Problem to work on> Whenever a line in the records below holds the string "META", include it in the count, and state the number alone.

Data section>
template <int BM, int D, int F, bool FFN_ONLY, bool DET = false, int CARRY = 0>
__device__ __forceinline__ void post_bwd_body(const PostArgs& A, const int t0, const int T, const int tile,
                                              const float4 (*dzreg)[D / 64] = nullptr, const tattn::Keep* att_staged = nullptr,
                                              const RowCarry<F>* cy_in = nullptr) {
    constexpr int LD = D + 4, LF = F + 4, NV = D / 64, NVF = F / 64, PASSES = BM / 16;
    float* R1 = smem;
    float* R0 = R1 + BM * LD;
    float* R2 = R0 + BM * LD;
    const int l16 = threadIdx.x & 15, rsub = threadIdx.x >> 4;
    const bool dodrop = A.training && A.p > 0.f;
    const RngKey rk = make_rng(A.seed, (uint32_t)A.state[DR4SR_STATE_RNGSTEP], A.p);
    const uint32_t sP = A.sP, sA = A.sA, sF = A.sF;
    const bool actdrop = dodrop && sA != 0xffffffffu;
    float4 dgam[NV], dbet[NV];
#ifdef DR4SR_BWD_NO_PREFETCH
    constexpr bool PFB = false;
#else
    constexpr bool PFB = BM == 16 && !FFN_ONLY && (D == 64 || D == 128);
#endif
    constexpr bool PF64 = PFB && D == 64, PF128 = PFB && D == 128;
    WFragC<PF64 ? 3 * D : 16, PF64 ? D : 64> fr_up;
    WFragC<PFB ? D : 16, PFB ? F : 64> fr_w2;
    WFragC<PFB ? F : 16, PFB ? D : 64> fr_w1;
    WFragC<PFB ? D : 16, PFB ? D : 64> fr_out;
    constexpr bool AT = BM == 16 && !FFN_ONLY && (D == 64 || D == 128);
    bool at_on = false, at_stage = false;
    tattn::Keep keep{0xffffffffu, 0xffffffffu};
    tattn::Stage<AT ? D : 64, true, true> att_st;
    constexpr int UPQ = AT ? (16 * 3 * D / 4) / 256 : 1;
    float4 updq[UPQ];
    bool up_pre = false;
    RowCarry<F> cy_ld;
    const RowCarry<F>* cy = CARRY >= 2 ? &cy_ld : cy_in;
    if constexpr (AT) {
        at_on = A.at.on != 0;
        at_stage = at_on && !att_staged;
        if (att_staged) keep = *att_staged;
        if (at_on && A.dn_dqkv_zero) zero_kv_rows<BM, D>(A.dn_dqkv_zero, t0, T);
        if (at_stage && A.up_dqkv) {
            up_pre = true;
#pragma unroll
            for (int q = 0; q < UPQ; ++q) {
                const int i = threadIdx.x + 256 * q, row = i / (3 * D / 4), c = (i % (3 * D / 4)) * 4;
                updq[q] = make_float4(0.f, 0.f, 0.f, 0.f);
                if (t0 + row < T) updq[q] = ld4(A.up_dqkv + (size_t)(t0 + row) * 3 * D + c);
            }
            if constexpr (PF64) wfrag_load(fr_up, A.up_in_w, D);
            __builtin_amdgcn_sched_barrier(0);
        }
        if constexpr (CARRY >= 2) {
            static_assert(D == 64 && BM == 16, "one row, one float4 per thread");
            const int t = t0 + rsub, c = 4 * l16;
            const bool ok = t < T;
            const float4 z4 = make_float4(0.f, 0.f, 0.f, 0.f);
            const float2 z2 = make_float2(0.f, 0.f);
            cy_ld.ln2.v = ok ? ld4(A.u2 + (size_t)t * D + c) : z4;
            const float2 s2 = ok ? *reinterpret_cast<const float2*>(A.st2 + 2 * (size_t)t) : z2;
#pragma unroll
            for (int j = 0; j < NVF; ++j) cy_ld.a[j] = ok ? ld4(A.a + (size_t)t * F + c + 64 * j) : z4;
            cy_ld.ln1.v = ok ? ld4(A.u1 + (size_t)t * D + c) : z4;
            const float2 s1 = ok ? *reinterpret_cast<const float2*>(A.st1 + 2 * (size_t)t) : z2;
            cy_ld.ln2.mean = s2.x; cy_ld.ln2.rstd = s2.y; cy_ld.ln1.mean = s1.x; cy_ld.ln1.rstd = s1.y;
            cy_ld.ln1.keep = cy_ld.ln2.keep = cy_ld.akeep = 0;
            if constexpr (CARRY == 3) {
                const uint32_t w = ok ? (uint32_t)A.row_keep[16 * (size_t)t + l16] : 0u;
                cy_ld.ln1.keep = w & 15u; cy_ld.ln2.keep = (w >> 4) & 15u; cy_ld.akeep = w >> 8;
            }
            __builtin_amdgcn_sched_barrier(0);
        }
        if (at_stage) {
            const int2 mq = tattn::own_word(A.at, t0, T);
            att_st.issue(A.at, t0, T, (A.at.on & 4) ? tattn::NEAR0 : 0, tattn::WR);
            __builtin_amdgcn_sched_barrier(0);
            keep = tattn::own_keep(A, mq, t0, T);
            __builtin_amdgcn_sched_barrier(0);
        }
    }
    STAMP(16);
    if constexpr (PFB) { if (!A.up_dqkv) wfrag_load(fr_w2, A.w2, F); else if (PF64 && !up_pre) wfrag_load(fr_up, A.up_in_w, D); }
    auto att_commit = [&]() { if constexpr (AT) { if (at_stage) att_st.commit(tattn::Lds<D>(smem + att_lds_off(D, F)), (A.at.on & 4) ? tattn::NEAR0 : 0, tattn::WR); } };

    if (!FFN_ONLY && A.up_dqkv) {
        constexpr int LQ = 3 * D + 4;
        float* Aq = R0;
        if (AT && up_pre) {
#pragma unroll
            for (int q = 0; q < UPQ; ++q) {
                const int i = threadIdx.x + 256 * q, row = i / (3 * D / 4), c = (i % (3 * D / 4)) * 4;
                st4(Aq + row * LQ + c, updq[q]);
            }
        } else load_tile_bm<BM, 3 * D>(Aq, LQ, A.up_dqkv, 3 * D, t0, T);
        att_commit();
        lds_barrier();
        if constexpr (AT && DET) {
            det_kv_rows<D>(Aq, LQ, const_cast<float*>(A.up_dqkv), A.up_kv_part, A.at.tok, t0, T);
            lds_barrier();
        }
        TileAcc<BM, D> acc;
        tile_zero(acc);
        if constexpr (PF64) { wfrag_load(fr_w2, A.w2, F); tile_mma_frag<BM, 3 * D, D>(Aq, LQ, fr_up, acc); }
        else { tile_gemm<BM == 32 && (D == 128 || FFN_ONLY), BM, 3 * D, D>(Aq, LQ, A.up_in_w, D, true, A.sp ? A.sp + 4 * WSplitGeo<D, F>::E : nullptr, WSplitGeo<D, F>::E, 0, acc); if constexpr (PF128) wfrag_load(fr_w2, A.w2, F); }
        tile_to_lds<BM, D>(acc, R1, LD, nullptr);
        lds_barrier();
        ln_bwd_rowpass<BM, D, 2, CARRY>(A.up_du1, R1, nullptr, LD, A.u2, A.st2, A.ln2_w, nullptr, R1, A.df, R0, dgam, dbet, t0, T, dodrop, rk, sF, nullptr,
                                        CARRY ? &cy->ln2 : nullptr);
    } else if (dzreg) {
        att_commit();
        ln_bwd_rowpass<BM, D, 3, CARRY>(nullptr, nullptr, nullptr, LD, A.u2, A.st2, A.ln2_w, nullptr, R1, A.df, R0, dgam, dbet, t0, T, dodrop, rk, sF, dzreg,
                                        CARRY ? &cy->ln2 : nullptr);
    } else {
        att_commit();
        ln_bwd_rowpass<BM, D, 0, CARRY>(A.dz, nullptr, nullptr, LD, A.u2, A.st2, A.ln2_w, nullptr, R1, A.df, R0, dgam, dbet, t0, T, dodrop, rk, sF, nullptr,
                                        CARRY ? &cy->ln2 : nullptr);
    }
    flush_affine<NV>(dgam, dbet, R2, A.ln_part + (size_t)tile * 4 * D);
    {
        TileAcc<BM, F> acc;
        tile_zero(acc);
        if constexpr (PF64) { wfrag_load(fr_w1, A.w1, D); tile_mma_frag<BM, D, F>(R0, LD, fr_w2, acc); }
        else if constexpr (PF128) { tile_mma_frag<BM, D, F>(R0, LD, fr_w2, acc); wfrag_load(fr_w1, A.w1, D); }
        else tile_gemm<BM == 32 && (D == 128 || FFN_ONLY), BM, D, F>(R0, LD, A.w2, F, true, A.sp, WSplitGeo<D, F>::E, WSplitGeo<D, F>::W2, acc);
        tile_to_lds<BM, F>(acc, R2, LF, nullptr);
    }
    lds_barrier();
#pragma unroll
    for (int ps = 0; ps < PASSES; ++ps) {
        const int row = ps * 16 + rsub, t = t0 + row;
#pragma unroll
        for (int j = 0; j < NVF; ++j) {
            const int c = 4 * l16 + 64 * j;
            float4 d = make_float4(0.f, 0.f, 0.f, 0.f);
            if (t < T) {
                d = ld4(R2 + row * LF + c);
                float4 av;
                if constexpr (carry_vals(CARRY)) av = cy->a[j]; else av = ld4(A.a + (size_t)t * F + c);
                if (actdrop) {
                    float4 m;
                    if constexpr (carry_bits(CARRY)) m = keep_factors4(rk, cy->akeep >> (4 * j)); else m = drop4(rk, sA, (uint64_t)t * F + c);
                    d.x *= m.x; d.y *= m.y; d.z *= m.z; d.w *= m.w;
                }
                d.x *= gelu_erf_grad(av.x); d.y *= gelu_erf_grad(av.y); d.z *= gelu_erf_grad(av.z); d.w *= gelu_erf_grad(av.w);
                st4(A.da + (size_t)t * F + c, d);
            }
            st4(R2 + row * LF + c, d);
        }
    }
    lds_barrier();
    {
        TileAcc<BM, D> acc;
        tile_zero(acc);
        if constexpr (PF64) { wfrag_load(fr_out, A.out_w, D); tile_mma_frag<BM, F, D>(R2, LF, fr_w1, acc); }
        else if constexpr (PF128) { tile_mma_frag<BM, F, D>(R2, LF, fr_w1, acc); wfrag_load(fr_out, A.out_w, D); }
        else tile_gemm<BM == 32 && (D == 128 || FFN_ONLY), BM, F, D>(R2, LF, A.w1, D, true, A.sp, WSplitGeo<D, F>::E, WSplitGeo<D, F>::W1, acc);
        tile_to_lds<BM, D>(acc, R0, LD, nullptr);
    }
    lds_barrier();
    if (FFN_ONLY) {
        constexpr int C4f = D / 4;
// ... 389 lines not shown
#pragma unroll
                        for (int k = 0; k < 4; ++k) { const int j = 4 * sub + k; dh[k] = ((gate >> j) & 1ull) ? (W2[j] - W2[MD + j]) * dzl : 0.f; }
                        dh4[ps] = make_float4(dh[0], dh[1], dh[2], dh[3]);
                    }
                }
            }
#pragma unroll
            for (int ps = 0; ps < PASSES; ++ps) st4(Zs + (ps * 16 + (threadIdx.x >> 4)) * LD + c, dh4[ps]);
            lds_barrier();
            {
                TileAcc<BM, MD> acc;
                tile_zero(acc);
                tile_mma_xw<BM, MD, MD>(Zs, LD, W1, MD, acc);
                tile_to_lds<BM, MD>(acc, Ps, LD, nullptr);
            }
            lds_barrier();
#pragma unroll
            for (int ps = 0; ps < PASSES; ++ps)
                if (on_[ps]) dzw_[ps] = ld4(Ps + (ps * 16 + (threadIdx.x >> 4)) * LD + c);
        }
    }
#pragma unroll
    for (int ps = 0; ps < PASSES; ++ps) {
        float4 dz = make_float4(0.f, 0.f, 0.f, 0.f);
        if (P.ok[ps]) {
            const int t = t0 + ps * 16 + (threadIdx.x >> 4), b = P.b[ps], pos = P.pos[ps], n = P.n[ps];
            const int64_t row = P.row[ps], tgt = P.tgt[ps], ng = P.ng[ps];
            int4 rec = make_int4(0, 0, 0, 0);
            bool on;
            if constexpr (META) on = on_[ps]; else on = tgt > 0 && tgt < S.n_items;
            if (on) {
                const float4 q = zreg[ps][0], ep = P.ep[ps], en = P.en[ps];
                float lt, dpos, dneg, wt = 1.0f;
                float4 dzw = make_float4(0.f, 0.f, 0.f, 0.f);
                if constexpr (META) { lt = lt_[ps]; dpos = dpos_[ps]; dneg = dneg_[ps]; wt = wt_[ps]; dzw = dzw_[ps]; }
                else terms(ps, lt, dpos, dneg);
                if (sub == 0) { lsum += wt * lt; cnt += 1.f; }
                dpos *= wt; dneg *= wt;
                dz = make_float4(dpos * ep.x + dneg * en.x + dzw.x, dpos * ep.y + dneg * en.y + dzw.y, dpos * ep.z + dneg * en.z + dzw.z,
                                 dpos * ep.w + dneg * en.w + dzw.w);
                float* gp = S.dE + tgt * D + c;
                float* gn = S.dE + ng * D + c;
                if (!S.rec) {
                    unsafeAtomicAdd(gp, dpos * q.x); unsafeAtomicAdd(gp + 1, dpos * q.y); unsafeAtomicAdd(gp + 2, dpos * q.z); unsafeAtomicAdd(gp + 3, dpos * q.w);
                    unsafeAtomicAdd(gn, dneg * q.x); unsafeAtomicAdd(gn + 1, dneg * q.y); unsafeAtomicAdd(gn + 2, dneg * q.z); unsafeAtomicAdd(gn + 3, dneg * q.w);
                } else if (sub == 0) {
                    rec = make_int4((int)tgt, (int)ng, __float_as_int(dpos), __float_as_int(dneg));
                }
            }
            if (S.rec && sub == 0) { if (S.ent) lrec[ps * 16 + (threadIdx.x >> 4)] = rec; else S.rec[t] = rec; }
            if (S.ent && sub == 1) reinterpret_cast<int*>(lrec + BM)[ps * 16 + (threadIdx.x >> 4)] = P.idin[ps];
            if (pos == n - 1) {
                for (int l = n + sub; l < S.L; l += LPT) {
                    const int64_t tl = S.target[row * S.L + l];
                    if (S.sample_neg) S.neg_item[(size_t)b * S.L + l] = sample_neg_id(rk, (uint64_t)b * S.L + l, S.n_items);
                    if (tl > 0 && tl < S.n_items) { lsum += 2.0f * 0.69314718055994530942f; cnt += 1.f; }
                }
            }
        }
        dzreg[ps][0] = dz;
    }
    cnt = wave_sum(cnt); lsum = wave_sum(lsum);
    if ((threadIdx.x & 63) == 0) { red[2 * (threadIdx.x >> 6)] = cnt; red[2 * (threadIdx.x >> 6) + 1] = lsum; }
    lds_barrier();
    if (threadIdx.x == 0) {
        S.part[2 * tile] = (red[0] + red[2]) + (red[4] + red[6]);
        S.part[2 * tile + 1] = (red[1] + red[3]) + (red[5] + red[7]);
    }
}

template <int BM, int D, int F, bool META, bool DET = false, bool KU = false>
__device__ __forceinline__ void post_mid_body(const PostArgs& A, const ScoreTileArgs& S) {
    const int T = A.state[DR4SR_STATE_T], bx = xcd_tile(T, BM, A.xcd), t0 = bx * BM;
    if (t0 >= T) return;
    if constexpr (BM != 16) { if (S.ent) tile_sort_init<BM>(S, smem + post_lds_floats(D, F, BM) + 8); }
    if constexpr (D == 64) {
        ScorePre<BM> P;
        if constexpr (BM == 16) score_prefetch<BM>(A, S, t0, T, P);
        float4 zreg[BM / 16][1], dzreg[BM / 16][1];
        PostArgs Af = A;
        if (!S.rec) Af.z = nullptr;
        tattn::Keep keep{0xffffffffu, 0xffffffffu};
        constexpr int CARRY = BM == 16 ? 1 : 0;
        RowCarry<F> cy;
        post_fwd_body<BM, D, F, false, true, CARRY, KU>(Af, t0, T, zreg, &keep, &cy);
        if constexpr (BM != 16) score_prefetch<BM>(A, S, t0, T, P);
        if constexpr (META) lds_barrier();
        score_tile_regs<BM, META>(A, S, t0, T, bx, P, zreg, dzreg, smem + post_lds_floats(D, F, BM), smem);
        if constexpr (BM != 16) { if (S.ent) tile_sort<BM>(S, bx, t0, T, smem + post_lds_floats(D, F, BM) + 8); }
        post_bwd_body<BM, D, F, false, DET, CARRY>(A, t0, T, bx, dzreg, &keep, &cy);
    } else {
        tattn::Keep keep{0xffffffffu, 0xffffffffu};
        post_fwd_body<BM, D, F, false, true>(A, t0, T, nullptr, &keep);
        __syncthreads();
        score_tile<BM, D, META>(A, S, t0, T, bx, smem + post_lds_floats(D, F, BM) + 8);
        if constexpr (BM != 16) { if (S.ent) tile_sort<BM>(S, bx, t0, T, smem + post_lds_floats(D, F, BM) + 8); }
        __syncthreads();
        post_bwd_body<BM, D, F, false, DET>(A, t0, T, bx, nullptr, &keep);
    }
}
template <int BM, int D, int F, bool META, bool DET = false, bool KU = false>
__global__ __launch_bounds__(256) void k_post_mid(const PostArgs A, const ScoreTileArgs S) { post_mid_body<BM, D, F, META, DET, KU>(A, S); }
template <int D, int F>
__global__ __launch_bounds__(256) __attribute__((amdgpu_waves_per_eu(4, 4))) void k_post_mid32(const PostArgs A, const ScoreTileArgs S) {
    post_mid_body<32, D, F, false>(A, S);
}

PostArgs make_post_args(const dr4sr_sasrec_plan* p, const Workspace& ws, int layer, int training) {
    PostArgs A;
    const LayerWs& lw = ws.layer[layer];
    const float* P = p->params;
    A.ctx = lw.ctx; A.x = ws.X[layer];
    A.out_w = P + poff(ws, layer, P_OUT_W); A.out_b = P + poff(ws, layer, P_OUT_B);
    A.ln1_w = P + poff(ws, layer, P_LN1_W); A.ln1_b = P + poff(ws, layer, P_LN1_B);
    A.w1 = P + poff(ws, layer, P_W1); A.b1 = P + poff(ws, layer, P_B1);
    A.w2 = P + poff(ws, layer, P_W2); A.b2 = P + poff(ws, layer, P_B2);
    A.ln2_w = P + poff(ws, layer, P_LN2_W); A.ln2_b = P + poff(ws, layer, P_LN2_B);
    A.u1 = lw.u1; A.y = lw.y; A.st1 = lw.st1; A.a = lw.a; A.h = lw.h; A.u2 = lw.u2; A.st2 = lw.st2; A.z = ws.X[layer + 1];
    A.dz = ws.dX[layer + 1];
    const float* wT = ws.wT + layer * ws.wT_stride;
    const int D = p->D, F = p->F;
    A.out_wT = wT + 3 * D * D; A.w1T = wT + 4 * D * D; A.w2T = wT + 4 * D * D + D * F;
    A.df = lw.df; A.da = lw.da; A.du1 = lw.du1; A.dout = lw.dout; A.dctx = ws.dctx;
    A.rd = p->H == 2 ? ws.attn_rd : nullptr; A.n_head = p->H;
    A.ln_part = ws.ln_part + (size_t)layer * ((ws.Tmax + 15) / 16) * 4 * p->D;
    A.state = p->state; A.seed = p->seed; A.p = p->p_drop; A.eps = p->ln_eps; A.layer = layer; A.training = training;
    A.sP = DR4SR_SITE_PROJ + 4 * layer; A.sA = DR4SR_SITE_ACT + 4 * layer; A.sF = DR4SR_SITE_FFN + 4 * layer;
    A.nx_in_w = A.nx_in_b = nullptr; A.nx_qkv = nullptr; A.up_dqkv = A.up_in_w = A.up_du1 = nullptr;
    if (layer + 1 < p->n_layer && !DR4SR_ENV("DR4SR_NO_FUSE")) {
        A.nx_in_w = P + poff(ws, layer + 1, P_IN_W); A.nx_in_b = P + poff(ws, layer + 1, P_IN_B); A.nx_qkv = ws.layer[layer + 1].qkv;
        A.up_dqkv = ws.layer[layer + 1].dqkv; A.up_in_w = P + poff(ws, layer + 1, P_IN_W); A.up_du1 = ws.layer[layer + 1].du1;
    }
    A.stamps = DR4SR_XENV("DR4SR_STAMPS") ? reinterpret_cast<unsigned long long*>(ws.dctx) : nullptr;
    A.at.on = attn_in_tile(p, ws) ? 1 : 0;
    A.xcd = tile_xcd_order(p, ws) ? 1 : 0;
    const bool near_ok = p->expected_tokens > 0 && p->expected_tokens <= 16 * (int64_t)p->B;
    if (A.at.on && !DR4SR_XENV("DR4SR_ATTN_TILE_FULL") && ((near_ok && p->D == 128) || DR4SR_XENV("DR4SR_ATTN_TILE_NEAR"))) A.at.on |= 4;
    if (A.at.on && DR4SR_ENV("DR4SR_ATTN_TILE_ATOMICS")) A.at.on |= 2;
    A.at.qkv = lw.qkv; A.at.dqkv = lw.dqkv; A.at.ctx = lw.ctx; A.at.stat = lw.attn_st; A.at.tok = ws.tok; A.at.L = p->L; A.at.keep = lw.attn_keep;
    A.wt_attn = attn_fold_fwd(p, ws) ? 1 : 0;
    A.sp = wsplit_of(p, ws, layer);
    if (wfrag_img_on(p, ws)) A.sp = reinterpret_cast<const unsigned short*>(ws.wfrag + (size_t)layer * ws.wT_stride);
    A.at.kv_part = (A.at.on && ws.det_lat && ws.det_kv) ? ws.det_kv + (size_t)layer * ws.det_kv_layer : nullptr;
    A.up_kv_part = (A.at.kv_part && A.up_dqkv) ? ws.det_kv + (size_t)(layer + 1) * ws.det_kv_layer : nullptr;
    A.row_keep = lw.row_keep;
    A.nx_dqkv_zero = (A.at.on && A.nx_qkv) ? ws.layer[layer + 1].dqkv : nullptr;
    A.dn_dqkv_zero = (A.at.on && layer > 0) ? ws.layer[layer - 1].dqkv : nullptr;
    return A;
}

Reply to the exercise> 8